▸ PROBLEM
What this exercise calls for is an exact copy of the data.

▸ PROVIDED ENTRIES
------------------------------------

# nomadkaraoke/python-audio-separator

Measured on AMD Instinct MI355X. Metric: audio-sec separated / wall-sec (RTF), UVR-MDX-NET 44.1kHz stereo, 1/2/4/8 GPU, higher is better.
Workload: dtype f32 (I/O and accumulators; matrix products on the 16-bit pipe from block-scaled two-part fp16 operands, 22-bit products -- see arithmetic; fp32-exact setting timed in arithmetic_ab)

## Files before the change

python-audio-separator_amd/csrc/asx.hip:

```cpp
#include <hip/hip_runtime.h>

#include <algorithm>
#include <atomic>
#include <cmath>
#include <cstdarg>
#include <cstdio>
#include <cstdlib>
#include <cstring>
#include <functional>
#include <map>
#include <string>
#include <mutex>
#include <vector>

#include "../../include/asx.h"
#include "knobs.h"
#include "resample_plan.h"
#include "flac_dec_plan.h"

static void grant_lds(const void *kernel, int bytes) {
  static std::mutex mu;
  static std::map<const void *, int> granted;
  std::lock_guard<std::mutex> lock(mu);
  int &g = granted[kernel];
// ... 24 lines not shown
#include "kernels_hd.h"
#include "kernels_vr.h"
#include "kernels_ens.h"
#include "kernels_resample.h"
#include "kernels_flac.h"
#include "kernels_pcm_encode.h"
#include "kernels_flac_dec.h"

using namespace asx;

#include "engine_core.h"
#include "engine_mdx.h"

static int opt_nonneg(int32_t v) { return v < 0 ? 0 : (int)v; }
static int opt_onoff(int32_t v) { return v > 0 ? 1 : 0; }

static const struct EngineOption {
  const char *key;
  int asx_engine::*field;
  int EngineKnobs::*knob;
  int (*norm)(int32_t);
  const char *refusal = nullptr;
  int shipped = 0;
} kOptions[] = {
    {"winograd", &asx_engine::winograd, &EngineKnobs::winograd, opt_nonneg,
     "asx_set_option: winograd = %d names a superseded kernel generation that only an experimental build carries "
     "(python build.py --experimental); this library has 0 (direct kernel) and 3 (the default)", 3},
    {"winograd_stationary", &asx_engine::winos, &EngineKnobs::winos, opt_nonneg,
     "asx_set_option: the weight-stationary Winograd kernel (measured slower) is in experimental builds only (python build.py --experimental)"},
    {"winograd_bf16x6", &asx_engine::wino6, &EngineKnobs::wino6, opt_nonneg},
    {"gemm_bf16x6", &asx_engine::gemm_bf16x6, &EngineKnobs::gemm_bf16x6, opt_onoff},
    {"gemm_f16x3", &asx_engine::gemm_f16x3, &EngineKnobs::gemm_f16x3, opt_onoff},
    {"conv_direct_f16x3", &asx_engine::conv3h, &EngineKnobs::conv3h, opt_nonneg},
    {"conv_fuse_input", &asx_engine::conv_fuse_input, &EngineKnobs::conv_fuse_input, opt_onoff},
    {"tdf_fuse_output", &asx_engine::tdf_fuse_output, &EngineKnobs::tdf_fuse_output, opt_onoff},
    {"conv3h_partial_scratch", &asx_engine::conv3h_ps, &EngineKnobs::conv3h_ps, opt_onoff},
    {"conv3h_walk", &asx_engine::conv3h_walk, &EngineKnobs::conv3h_walk, opt_onoff},
    {"conv3h_tiled", &asx_engine::conv3h_tiled, &EngineKnobs::conv3h_tiled, opt_onoff},
    {"conv3h_merge_out", &asx_engine::conv3h_merge, &EngineKnobs::conv3h_merge, opt_nonneg},
    {"conv_down_bf16x6", &asx_engine::down6, &EngineKnobs::down6, opt_onoff},
    {"conv_up_bf16x6", &asx_engine::up6, &EngineKnobs::up6, opt_onoff},
    {"gemm_pair_images", &asx_engine::pair_images, &EngineKnobs::pair_images, opt_onoff,
     "asx_set_option: gemm_pair_images = 1 needs an experimental build (python build.py --experimental): the pair-image reader measured no "
     "faster in the nets and is not in the default library"},
};
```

------------------------------------

▸ FINISHED TASK
# nomadkaraoke/python-audio-separator

Measured on AMD Instinct MI355X. Metric: audio-sec separated / wall-sec (RTF), UVR-MDX-NET 44.1kHz stereo, 1/2/4/8 GPU, higher is better.
Workload: dtype f32 (I/O and accumulators; matrix products on the 16-bit pipe from block-scaled two-part fp16 operands, 22-bit products -- see arithmetic; fp32-exact setting timed in arithmetic_ab)

## Files before the change

python-audio-separator_amd/csrc/asx.hip:

```cpp
#include <hip/hip_runtime.h>

#include <algorithm>
#include <atomic>
#include <cmath>
#include <cstdarg>
#include <cstdio>
#include <cstdlib>
#include <cstring>
#include <functional>
#include <map>
#include <string>
#include <mutex>
#include <vector>

#include "../../include/asx.h"
#include "knobs.h"
#include "resample_plan.h"
#include "flac_dec_plan.h"

static void grant_lds(const void *kernel, int bytes) {
  static std::mutex mu;
  static std::map<const void *, int> granted;
  std::lock_guard<std::mutex> lock(mu);
  int &g = granted[kernel];
// ... 24 lines not shown
#include "kernels_hd.h"
#include "kernels_vr.h"
#include "kernels_ens.h"
#include "kernels_resample.h"
#include "kernels_flac.h"
#include "kernels_pcm_encode.h"
#include "kernels_flac_dec.h"

using namespace asx;

#include "engine_core.h"
#include "engine_mdx.h"

static int opt_nonneg(int32_t v) { return v < 0 ? 0 : (int)v; }
static int opt_onoff(int32_t v) { return v > 0 ? 1 : 0; }

static const struct EngineOption {
  const char *key;
  int asx_engine::*field;
  int EngineKnobs::*knob;
  int (*norm)(int32_t);
  const char *refusal = nullptr;
  int shipped = 0;
} kOptions[] = {
    {"winograd", &asx_engine::winograd, &EngineKnobs::winograd, opt_nonneg,
     "asx_set_option: winograd = %d names a superseded kernel generation that only an experimental build carries "
     "(python build.py --experimental); this library has 0 (direct kernel) and 3 (the default)", 3},
    {"winograd_stationary", &asx_engine::winos, &EngineKnobs::winos, opt_nonneg,
     "asx_set_option: the weight-stationary Winograd kernel (measured slower) is in experimental builds only (python build.py --experimental)"},
    {"winograd_bf16x6", &asx_engine::wino6, &EngineKnobs::wino6, opt_nonneg},
    {"gemm_bf16x6", &asx_engine::gemm_bf16x6, &EngineKnobs::gemm_bf16x6, opt_onoff},
    {"gemm_f16x3", &asx_engine::gemm_f16x3, &EngineKnobs::gemm_f16x3, opt_onoff},
    {"conv_direct_f16x3", &asx_engine::conv3h, &EngineKnobs::conv3h, opt_nonneg},
    {"conv_fuse_input", &asx_engine::conv_fuse_input, &EngineKnobs::conv_fuse_input, opt_onoff},
    {"tdf_fuse_output", &asx_engine::tdf_fuse_output, &EngineKnobs::tdf_fuse_output, opt_onoff},
    {"conv3h_partial_scratch", &asx_engine::conv3h_ps, &EngineKnobs::conv3h_ps, opt_onoff},
    {"conv3h_walk", &asx_engine::conv3h_walk, &EngineKnobs::conv3h_walk, opt_onoff},
    {"conv3h_tiled", &asx_engine::conv3h_tiled, &EngineKnobs::conv3h_tiled, opt_onoff},
    {"conv3h_merge_out", &asx_engine::conv3h_merge, &EngineKnobs::conv3h_merge, opt_nonneg},
    {"conv_down_bf16x6", &asx_engine::down6, &EngineKnobs::down6, opt_onoff},
    {"conv_up_bf16x6", &asx_engine::up6, &EngineKnobs::up6, opt_onoff},
    {"gemm_pair_images", &asx_engine::pair_images, &EngineKnobs::pair_images, opt_onoff,
     "asx_set_option: gemm_pair_images = 1 needs an experimental build (python build.py --experimental): the pair-image reader measured no "
     "faster in the nets and is not in the default library"},
};
```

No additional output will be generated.